101°F
weather icon Clear

Human-trafficking problem is difficult to measure

How big of a problem is human trafficking?

It depends.

At last count, in 2000, there were an estimated 27 million victims of human trafficking worldwide.

That’s the number cited by the U.S. State Department’s Office to Combat Human Trafficking, and it’s most commonly repeated by activists.

But late last year, when President Barack Obama signed legislation to reauthorize the Trafficking Victims Protection Act of 2000, he put the number at 20 million.

While the numbers vary depending on whom one talks to, 27 million is most often cited and attributed to the State Department.

But when asked about the estimate, a State Department spokeswoman said she couldn’t vouch for it.

“Trafficking in persons is an underground industry, and similar to other hidden crimes, it is extremely difficult to determine exact figures,’’ the spokeswoman said. “Gathering accurate statistics on the number of people who are victims of trafficking is challenging for several reasons: 1) the underground nature of the crime makes it almost impossible to establish a representative sample of the population because victims are afraid or unable to come forward, 2) the lack of consistent and reliable data collection by countries, and 3) definitional difficulties, circular reporting, and the frequent intermingling of human trafficking, smuggling, and vice crime statistics.”

In fact, that 27 million estimate can be traced to the research of one man, Kevin Bales, a human rights activist who teaches at the University of Hull in Brighton, England. In literature and in interviews, Bales, an Oklahoma native, describes himself as an “Anti Slavery” professor who helped found Free the Slaves, a Washington, D.C.-based nonprofit whose mission is to stop human trafficking and raise awareness about “modern-day slavery.”

In 1999, Bales led a research project involving a half-dozen students from London’s Roehampton University who placed thousands of calls, sent out thousands of emails and visited dozens of governments in different countries, although when pressed, he could not name the countries.

“This is secondary source analysis, meaning searching for and examining all possible materials that can be located in the public domain or in private or official hands that can shed light,’’ Bales wrote in an email. “This could be arrest records, journalist accounts, ‘guesstimates’ of officials or NGO workers, anything that put forward a number, precise or rough. All of these numbers or guesses or estimates were then reviewed and judged to be reliable or not, and then passed in front of country experts who could base an assessment on better knowledge.”

As proud as Bales is that the State Department cites his number without qualification, he acknowledges that his researchers talked to few, if any, victims of human trafficking.

Despite the acknowledged flaws in the methodology, he said he’s managed to “recrunch the numbers” and will release a new global figure in October. He didn’t get into specifics on how the statistics are being retallied.

David Feingold, a research anthropologist who has been studying human trafficking well before it became, in his words “the flavor of the month,” said numbers are almost irrelevant.

“Think about it,” said Feingold, who serves on the U.N.’s Inter-Agency Working Group on Trafficking of Girls and Women in Southeast Asia. “Are you really going to act any differently if you hear there are 10 million victims?

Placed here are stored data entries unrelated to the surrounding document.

template <class M>
DIAL_DEV float act2joint(const M* m, float act, int a) {
  float an = (act * m->action_scale + 1.0f) / 2.0f;
  float jt = (m->joint_range[a][0] + m->joint_offset[a]) + an * (m->joint_range[a][1] - m->joint_range[a][0]);
  return dm::clip(jt, m->phys_range[a][0], m->phys_range[a][1]);
}
DIAL_DEV int table_row_index(int step, int row0, int rows, int mode) {
  const int r = step + row0;
  if (mode == DIAL_TABLE_WRAP) { const int q = r % rows; return q < 0 ? q + rows : q; }
  return r < 0 ? 0 : (r > rows - 1 ? rows - 1 : r);
}
DIAL_DEV int table_next_index(int idx, int r_next, int rows, int mode) {
  if (mode == DIAL_TABLE_WRAP) return idx + 1 == rows ? 0 : idx + 1;
  return r_next < 0 ? 0 : (r_next > rows - 1 ? rows - 1 : r_next);
}
template <class M>
DIAL_DEV DialControlIn control_in(const M* m, float step, const float* qpos, const float* qvel, const float* act, const float* trow,
                                  int tindex) {
  return DialControlIn{dim_nq(m), dim_nv(m), dim_nu(m), step, m->dt, qpos, qvel, act, m->act_qposadr, m->act_dofadr, m->action_scale,
                       m->kp, m->kd, &m->joint_range[0][0], &m->phys_range[0][0], &m->tau_range[0][0], m->joint_offset,
                       trow, tindex, m->table, m->table_rows, m->table_cols};
}
template <class M>
DIAL_DEV float gait_ztar(const M* m, int f, float step) {
  return m->gait_amp * foot_step_height(step * m->dt * 2.f * DIAL_PI * m->gait_cadence + DIAL_PI, 2.f * DIAL_PI * m->gait_phase[f], m->gait_duty);
}
template <bool FULL_INFO, bool PRE = false, class W, class M>
DIAL_DEV float env_step(W& w, const M* m, const dial_task* tg, const Ws& s, int st = 0) {
  const int nu = dim_nu(m);
  const bool walk = m->kind == DIAL_TASK_GO2_WALK || m->kind == DIAL_TASK_H1_WALK || m->kind == DIAL_TASK_H1_LOCO ||
                    m->kind == DIAL_TASK_H1_PUSH_CRATE;
  static_assert(!PRE || M::D::pre_ctrl, "control tables: carved for the Dims::pre_ctrl instantiations only");
  if constexpr (PRE) {
    w.jrow = s.jtab + st * nu;
  } else if constexpr (M::D::user_ctrl) {
    w.items(nu, [&](int a) {
      const bool tab = m->table_rows > 0;
      const DialControlIn in = control_in(m, s.info[DIAL_INFO_STEP], s.qpos, s.qvel, s.act, tab ? m->table_ring[m->table_half] : nullptr,
                                          tab ? m->table_cur : 0);
      const float c = dial_user_control(in, a, m->user_params, s.info + DIAL_INFO_USER);
      s.ctrl[a] = c;
      s.info[DIAL_INFO_LAST_CTRL + a] = c;
    });
  } else
  w.items(nu + DIAL_MAX_FEET, [&](int it) {
    if (it < nu) {
      const int a = it;
      const float jt = act2joint(m, s.act[a], a);
      float c;
      if (m->position_control) c = jt;
      else {
        float q_err = jt - s.qpos[7 + a];
        c = dm::clip(m->kp[a] * q_err - m->kd[a] * s.qvel[6 + a], m->tau_range[a][0], m->tau_range[a][1]);
      }
      s.ctrl[a] = c;
    } else {
      const int f = it - nu;
      if (walk && f < m->nfeet) s.ztar[f] = gait_ztar(m, f, s.info[DIAL_INFO_STEP]);
    }
  });
  DIAL_MARK(w, 25);
  const int n_frames = PRE ? 1 : m->n_frames;
  for (int f = 0; f < n_frames; f++) {
#ifndef DIAL_EMU
    if (w.launder) { asm volatile("" : "+v"(w.lane)); w.lane_r = w.lane; }
#endif
    forward(w, m, s);
    euler(w, m, s);
    DIAL_MARK(w, 9);
  }
  if constexpr (M::D::user) {
    w.items(1, [&](int) {
      float* info = s.info;
      const float step = info[DIAL_INFO_STEP];
      const bool tab = m->table_rows > 0;
      const DialRewardIn in{dim_nq(m), dim_nv(m), nu, dim_nb(m), dim_ns(m), dim_nc(m), step, m->dt,
                            s.qpos, s.qvel, s.xpos, s.xquat, s.spos, s.cdist, s.cpos, s.ctrl, s.act,
                            tab ? m->table_ring[m->table_half] : nullptr, tab ? m->table_cur : 0, m->table, m->table_rows, m->table_cols};
      const float reward = dial_user_reward(in, m->user_params, info + DIAL_INFO_USER);
      if (FULL_INFO) info[DIAL_INFO_DONE] = 0.f;
      info[DIAL_INFO_STEP] = step + 1.f;
      info[DIAL_INFO_REWARD] = reward;
    });
    DIAL_MARK(w, 10);
    return s.info[DIAL_INFO_REWARD];
  }
  if (m->kind == DIAL_TASK_ALLEGRO) {
    w.items(3, [&](int it) {
      const int ob = m->torso_x + 1;
      float acc = 0.f;
      if (it == 0) {
        for (int k = 0; k < 3; k++) { const float e = s.cvel[6 * ob + k] * DIAL_PI / 180.0f - s.info[DIAL_INFO_ANG_VEL_TAR + k]; acc += e * e; }
      } else if (it == 1) {
        for (int k = 0; k < 3; k++) { const float e = s.xpos[3 * ob + k] - s.info[DIAL_INFO_POS_TAR + k]; acc += e * e; }
      } else {
        for (int a = 0; a < nu; a++) { const float e = s.qpos[7 + a] - m->joint_offset[a]; acc += e * e; }
      }
      s.rpart[it] = acc;
    });
    w.items(1, [&](int) {
      const float step = s.info[DIAL_INFO_STEP];
      const float reward = -s.rpart[0] * 1.0f + -s.rpart[1] * 5.0f + -s.rpart[2] * 0.1f;
      if (FULL_INFO) s.info[DIAL_INFO_DONE] = step >= 100.f ? 1.f : 0.f;
      s.info[DIAL_INFO_STEP] = step + 1.f;
      s.info[DIAL_INFO_REWARD] = reward;
    });
    DIAL_MARK(w, 10);
    return s.info[DIAL_INFO_REWARD];
  }
  if constexpr (M::D::gen && ((task_kind_mask<typename M::D>() >> DIAL_TASK_GO2_CRATE) & 1u)) {
    if (m->kind == DIAL_TASK_GO2_CRATE) {
      w.items(1, [&](int) {
        float* info = s.info;
        const int tb = m->torso_x + 1, ub = m->upright_x + 1;
        const float step = info[DIAL_INFO_STEP], dt = m->dt;
        const float tq[4] = {s.xquat[4 * tb], s.xquat[4 * tb + 1], s.xquat[4 * tb + 2], s.xquat[4 * tb + 3]};
        const float uq[4] = {s.xquat[4 * ub], s.xquat[4 * ub + 1], s.xquat[4 * ub + 2], s.xquat[4 * ub + 3]};
        const float hv[3] = {m->head_vec[0], m->head_vec[1], m->head_vec[2]};
        float mat[9], head[3];
        dm::quat_to_mat(mat, tq);
        float reward_pos = 0.f;
        for (int k = 0; k < 3; k++) {
          head[k] = s.xpos[3 * tb + k] + (mat[3 * k] * hv[0] + mat[3 * k + 1] * hv[1] + mat[3 * k + 2] * hv[2]);
          const float e = head[k] - (info[DIAL_INFO_POS_TAR + k] + info[DIAL_INFO_VEL_TAR + k] * dt * step);
          reward_pos += e * e;
        }
        const float up[3] = {0.f, 0.f, 1.f};
        float vec[3];
        dm::rotate(vec, up, uq);
        const float reward_upright = -((vec[0] - 0.f) * (vec[0] - 0.f) + (vec[1] - 0.f) * (vec[1] - 0.f) + (vec[2] - 1.f) * (vec[2] - 1.f));
        const float ey = quat_yaw(tq) - info[DIAL_INFO_YAW_TAR];
        float reward_contact = 0.f;
        for (int i = 0; i < 4; i++) {
          const float* cp = s.cpos + 3 * m->crate_contact[i];
          const bool cond = cp[0] > m->crate_region[0] && cp[0] < m->crate_region[1] && cp[1] > m->crate_region[2] &&
                            cp[1] < m->crate_region[3] && cp[2] > m->crate_region[4] && cp[2] < m->crate_region[5];
          reward_contact += cond ? 1.f : 0.f;
        }
        const float reward = -reward_pos * 1.0f + reward_upright * 0.01f + -(ey * ey) * 0.3f + reward_contact * 0.02f;
        if (FULL_INFO) info[DIAL_INFO_DONE] = 0.f;
        info[DIAL_INFO_STEP] = step + 1.f;
        info[DIAL_INFO_REWARD] = reward;
      });
      DIAL_MARK(w, 10);
      return s.info[DIAL_INFO_REWARD];
    }
  }
  auto reward_phase = [&](auto KIND) {
    constexpr int kind = decltype(KIND)::value;
    constexpr bool walk = kind == DIAL_TASK_GO2_WALK || kind == DIAL_TASK_H1_WALK || kind == DIAL_TASK_H1_LOCO ||
                          kind == DIAL_TASK_H1_PUSH_CRATE;
    constexpr int NF = (kind == DIAL_TASK_GO2_WALK || kind == DIAL_TASK_GO2_SEQ_JUMP) ? 4 : 2;
    auto term = [&](auto IT, const float* cmd) -> float {
      constexpr int it = decltype(IT)::value;
      const float dt = m->dt;
      const int tb = m->torso_x + 1, ub = m->upright_x + 1;
      float* info = s.info;
      const float step = info[DIAL_INFO_STEP];
      const float tq[4] = {s.xquat[4 * tb], s.xquat[4 * tb + 1], s.xquat[4 * tb + 2], s.xquat[4 * tb + 3]};
      const float uq[4] = {s.xquat[4 * ub], s.xquat[4 * ub + 1], s.xquat[4 * ub + 2], s.xquat[4 * ub + 3]};
      const float tp[3] = {s.xpos[3 * tb], s.xpos[3 * tb + 1], s.xpos[3 * tb + 2]};
      const float* cmr = s.com + 3 * m->body_rootid[tb];
      const float tcom[3] = {cmr[0], cmr[1], cmr[2]};
      const float tv[6] = {s.cvel[6 * tb], s.cvel[6 * tb + 1], s.cvel[6 * tb + 2], s.cvel[6 * tb + 3], s.cvel[6 * tb + 4], s.cvel[6 * tb + 5]};
      const float yaw_tar0 = info[DIAL_INFO_YAW_TAR], pos_tar_z = info[DIAL_INFO_POS_TAR + 2];
      float out = 0.f;
      if (it == 0) {
        if (walk) {
          float reward_gaits = 0.f;
  #pragma unroll
          for (int f = 0; f < NF; f++) {
            const float z_tar = PRE ? s.ztab[st * DIAL_ZTAB_W + f] : s.ztar[f], zs = s.spos[3 * m->feet_site[f] + 2];
            float fz;
            if (kind == DIAL_TASK_GO2_WALK) {
              float e = (z_tar - zs) / 0.05f;
              reward_gaits += e * e;
              fz = zs - m->foot_radius;
            } else if constexpr (kind == DIAL_TASK_H1_PUSH_CRATE) {
              float zf = dm::fminf_(s.cdist[pc_foot_contact(m, f, 0)], s.cdist[pc_foot_contact(m, f, 1)]);
              reward_gaits += (z_tar - zf) * (z_tar - zf);
              fz = zs;
            } else if (kind == DIAL_TASK_H1_WALK) {
              float zf = dm::fminf_(s.cdist[2 * f], s.cdist[2 * f + 1]);
              reward_gaits += (z_tar - zf) * (z_tar - zf);
              fz = zs;
            } else {
              float zf = dm::fminf_(dm::fminf_(s.cdist[4 * f], s.cdist[4 * f + 1]), dm::fminf_(s.cdist[4 * f + 2], s.cdist[4 * f + 3]));
              reward_gaits += (z_tar - zf) * (z_tar - zf);
              fz = zs;
            }
            if (FULL_INFO) {
              const bool contact = fz < 1e-3f;
              const bool filt = contact || (info[DIAL_INFO_LAST_CONTACT + f] != 0.f);
              info[DIAL_INFO_AIR_TIME + f] = (info[DIAL_INFO_AIR_TIME + f] + dt) * (filt ? 0.f : 1.f);
              info[DIAL_INFO_LAST_CONTACT + f] = contact ? 1.f : 0.f;
            }
          }
          out = -reward_gaits;
        } else {
          const int stage = (int)info[DIAL_INFO_STAGE];
          float reward_contact = 0.f, penalty_contact = 0.f;
          for (int i = 0; i < 4; i++) {
            bool pen = s.cdist[i] <= 0.001f;
            for (int j = 0; j < m->n_stage; j++) {
              float dx = s.cpos[3 * i] - tg->contact_targets[j][i][0], dy = s.cpos[3 * i + 1] - tg->contact_targets[j][i][1];
              bool cond = (dx * dx + dy * dy) <= tg->contact_radius[j][i] * tg->contact_radius[j][i];
              float val = (j == stage ? 1.f : 0.f) * dm::clip(s.cdist[i] * -1.0f + 1.0f, 0.f, 1.f);
              reward_contact += cond ? val : 0.f;
              pen = pen && !cond;
            }
            penalty_contact += pen ? 1.f : 0.f;
          }
          out = reward_contact;
          s.rpart[4] = penalty_contact;
        }
      } else if (it == 1) {
        float rot_u[4] = {uq[0], uq[1], uq[2], uq[3]};
        float up[3] = {0.f, 0.f, 1.f}, vec[3];
        dm::rotate(vec, up, rot_u);
        out = -((vec[0] - 0.f) * (vec[0] - 0.f) + (vec[1] - 0.f) * (vec[1] - 0.f) + (vec[2] - 1.f) * (vec[2] - 1.f));
      } else if (it == 2) {
        float rot_t[4] = {tq[0], tq[1], tq[2], tq[3]};
        const float yaw = quat_yaw(rot_t);
        if (walk) {
          float yaw_tar;
          if constexpr (PRE) yaw_tar = s.ztab[st * DIAL_ZTAB_W + DIAL_MAX_FEET + 3];
          else {
            const float a2 = cmd[5];
            const float avt = dm::fminf_(a2 * step * dt / m->ramp_up_time, a2);
            yaw_tar = yaw_tar0 + avt * dt * step;
          }
          const float d_yaw = yaw - yaw_tar;
          const float wy = d_yaw - 6.283185307179586f * DM_RINT(d_yaw * 0.15915494309189535f);
          out = -(wy * wy);
        } else {
          const float ey = yaw - tg->yaw_targets[(int)info[DIAL_INFO_STAGE]];
          out = -(ey * ey);
        }
      } else if (it == 3 || it == 4) {
        if (walk) {
          float rot_t[4] = {tq[0], tq[1], tq[2], tq[3]};
          float off[3] = {tp[0] - tcom[0], tp[1] - tcom[1], tp[2] - tcom[2]};
          float ang[3] = {tv[0], tv[1], tv[2]};
          if (it == 3) {
            float cr[3], vel[3], vb[3];
            dm::cross3(cr, off, ang);
            for (int k = 0; k < 3; k++) vel[k] = tv[3 + k] - cr[k];
            dm::inv_rotate(vb, vel, rot_t);
            float vt[2];
            for (int k = 0; k < 2; k++) {
              if constexpr (PRE) vt[k] = s.ztab[st * DIAL_ZTAB_W + DIAL_MAX_FEET + k];
              else { const float v = cmd[k]; vt[k] = dm::fminf_(v * step * dt / m->ramp_up_time, v); }
            }
            const float e0 = vb[0] - vt[0], e1 = vb[1] - vt[1];
            out = -(e0 * e0 + e1 * e1);
          } else {
            float ab[3], angs[3] = {ang[0] * DIAL_PI / 180.0f, ang[1] * DIAL_PI / 180.0f, ang[2] * DIAL_PI / 180.0f};
            dm::inv_rotate(ab, angs, rot_t);
            if (kind == DIAL_TASK_H1_LOCO) {
              float e3 = 0.f;
              for (int k = 0; k < 3; k++) {
                const float a = cmd[3 + k];
                const float e = ab[k] - dm::fminf_(a * step * dt / m->ramp_up_time, a);
                e3 += e * e;
              }
              out = -e3;
            } else {
              float avt;
              if constexpr (PRE) avt = s.ztab[st * DIAL_ZTAB_W + DIAL_MAX_FEET + 2];
              else { const float a2 = cmd[5]; avt = dm::fminf_(a2 * step * dt / m->ramp_up_time, a2); }
              const float ea = ab[2] - avt;
              out = -(ea * ea);
            }
          }
        } else if (it == 3) {
          const int stage = (int)info[DIAL_INFO_STAGE];
          float rp = 0.f;
          for (int k = 0; k < 3; k++) { float e = tp[k] - tg->pose_targets[stage][k]; rp += e * e; }
          out = -rp;
        } else {
          return s.rpart[4];
        }
      } else if (it == 5) {
        const float dh = tp[2] - pos_tar_z;
        out = -(dh * dh);
      } else if (it == 6) {
        float reward_energy = 0.f;
        if (kind == DIAL_TASK_H1_WALK || kind == DIAL_TASK_H1_PUSH_CRATE)
          for (int a = 0; a < nu; a++) { float e = s.ctrl[a] / m->tau_range[a][1]; reward_energy += e * e; }
        if (kind == DIAL_TASK_H1_LOCO) {
          for (int a = 0; a < nu; a++) { float e = s.ctrl[a] / m->tau_range[a][1] * s.qvel[6 + a] / 160.0f; reward_energy += e * e; }
          float lvl = 0.f;
          for (int f = 0; f < 2; f++) {
            const int si = m->feet_site[f], sb = m->site_bodyid[si];
            float bq[4] = {s.xquat[4 * sb], s.xquat[4 * sb + 1], s.xquat[4 * sb + 2], s.xquat[4 * sb + 3]};
            float sq[4] = {m->site_quat[si][0], m->site_quat[si][1], m->site_quat[si][2], m->site_quat[si][3]};
            float q[4], mat[9];
            dm::quat_mul(q, bq, sq);
            dm::quat_to_mat(mat, q);
            lvl += (mat[2] - 0.f) * (mat[2] - 0.f) + (mat[5] - 0.f) * (mat[5] - 0.f) + (mat[8] - 1.f) * (mat[8] - 1.f);
          }
          out = -reward_energy;
          s.rpart[8] = -lvl;
        } else {
          out = -reward_energy;
        }
      } else {
        float rot_t[4] = {tq[0], tq[1], tq[2], tq[3]};
        float up[3] = {0.f, 0.f, 1.f}, upv[3];
        dm::rotate(upv, up, rot_t);
        bool done = upv[2] < 0.f;
        for (int a = 0; a < nu; a++) {
          float q = s.qpos[7 + a];
          done = done || q < m->joint_range[a][0] || q > m->joint_range[a][1];
        }
        done = done || tp[2] < m->done_height;
        out = done ? 1.f : 0.f;
      }
      return out;
    };
    w.items(1 + (PRE ? dim_nq(m) : nu), [&](int it) {
      float* info = s.info;
      if (it > 0) {
        if (!walk && it <= nu) info[DIAL_INFO_LAST_CTRL + it - 1] = s.ctrl[it - 1];
        if constexpr (PRE) { if (w.out_io && w.out_io->qss) w.out_io->qss[(size_t)w.out_row * dim_nq(m) + (it - 1)] = s.qpos[it - 1]; }
        return;
      }
      float cmd[6] = {0.f, 0.f, 0.f, 0.f, 0.f, 0.f};
      if (walk && !PRE) step_cmd(m, tg, info[DIAL_INFO_STEP], cmd);
      float r[9];
      r[0] = term(std::integral_constant<int, 0>{}, cmd);
      r[1] = term(std::integral_constant<int, 1>{}, cmd);
      r[2] = term(std::integral_constant<int, 2>{}, cmd);
      r[3] = term(std::integral_constant<int, 3>{}, cmd);
      r[4] = term(std::integral_constant<int, 4>{}, cmd);
      r[5] = term(std::integral_constant<int, 5>{}, cmd);
      r[6] = term(std::integral_constant<int, 6>{}, cmd);
      r[7] = FULL_INFO ? term(std::integral_constant<int, 7>{}, cmd) : 0.f;
      r[8] = kind == DIAL_TASK_H1_LOCO ? s.rpart[8] : 0.f;
      if constexpr (kind == DIAL_TASK_H1_PUSH_CRATE) r[8] = pc_contact_reward(m, s);
      const float dt = m->dt, step = info[DIAL_INFO_STEP];
      float reward;
      if (kind == DIAL_TASK_GO2_WALK) {
        reward = r[0] * 0.1f + r[1] * 0.5f + r[2] * 0.3f + r[3] * 1.0f + r[4] * 1.0f + r[5] * 1.0f;
      } else if (kind == DIAL_TASK_H1_WALK) {
        reward = r[0] * 5.0f + r[1] * 0.5f + r[2] * 0.1f + r[3] * 1.0f + r[4] * 1.0f + r[5] * 0.5f + r[6] * 0.01f;
      } else if (kind == DIAL_TASK_H1_PUSH_CRATE) {
        reward = r[0] * 5.0f + r[1] * 0.01f + r[2] * 0.1f + r[3] * 1.0f + r[4] * 1.0f + r[5] * 0.5f + r[6] * 0.01f + r[8] * 0.05f;
      } else if (kind == DIAL_TASK_H1_LOCO) {
        reward = r[0] * 10.0f + r[1] * 0.5f + r[2] * 0.5f + r[3] * 1.0f + r[4] * 1.0f + r[5] * 0.5f +
                 r[8] * 0.02f + r[6] * 0.01f;
      } else {
        reward = r[3] * 1.0f + r[1] * 1.0f + r[2] * 0.3f + r[0] * 0.1f - r[4] * 0.1f + 1.0f * 10.0f;
      }
      if (walk && !PRE) {
        for (int k = 0; k < 3; k++) {
          const float v = cmd[k], a = cmd[3 + k];
          info[DIAL_INFO_VEL_TAR + k] = dm::fminf_(v * step * dt / m->ramp_up_time, v);
          info[DIAL_INFO_ANG_VEL_TAR + k] = dm::fminf_(a * step * dt / m->ramp_up_time, a);
        }
      }
      if (FULL_INFO) info[DIAL_INFO_DONE] = r[7];
      info[DIAL_INFO_STEP] = step + 1.f;
      if (kind == DIAL_TASK_GO2_SEQ_JUMP) {
        float st = DM_FLOOR(info[DIAL_INFO_STEP] * dt / m->jump_dt);
        info[DIAL_INFO_STAGE] = dm::fminf_(st, (float)(m->n_stage - 1));
      }
      info[DIAL_INFO_REWARD] = reward;
      if constexpr (PRE) { if (w.out_io && w.out_io->rewss) w.out_io->rewss[w.out_row] = reward; }
    });
  };
  {
    constexpr uint32_t kmask = task_kind_mask<typename M::D>();
    const int kind_u = DM_UNIFORM_I(m->kind);
    if ((kmask >> DIAL_TASK_GO2_WALK & 1u) && kind_u == DIAL_TASK_GO2_WALK) reward_phase(std::integral_constant<int, DIAL_TASK_GO2_WALK>{});
    else if ((kmask >> DIAL_TASK_GO2_SEQ_JUMP & 1u) && kind_u == DIAL_TASK_GO2_SEQ_JUMP) reward_phase(std::integral_constant<int, DIAL_TASK_GO2_SEQ_JUMP>{});
    else if ((kmask >> DIAL_TASK_H1_WALK & 1u) && kind_u == DIAL_TASK_H1_WALK) reward_phase(std::integral_constant<int, DIAL_TASK_H1_WALK>{});
    else if ((kmask >> DIAL_TASK_H1_LOCO & 1u) && kind_u == DIAL_TASK_H1_LOCO) reward_phase(std::integral_constant<int, DIAL_TASK_H1_LOCO>{});
    else if constexpr ((kmask >> DIAL_TASK_H1_PUSH_CRATE) & 1u) {
      if (kind_u == DIAL_TASK_H1_PUSH_CRATE) reward_phase(std::integral_constant<int, DIAL_TASK_H1_PUSH_CRATE>{});
    }
  }
  DIAL_MARK(w, 10);
  return s.info[DIAL_INFO_REWARD];
}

Or 6 million? Probably not.”

And yet if the task at hand were to determine the number of influenza outbreaks, he said, the numbers would be very clear and well-documented.

“But the more that one studies human trafficking,” he concludes, “the less clear it becomes. What’s going on in the minds of people who create (the numbers), from the vice squad to the federal government, I don’t know. Whether it’s based on fact or not, I do not know. But I do know that as long as the number is large, it helps with the advocacy, and they justify it on that basis, which I think is extremely dangerous.”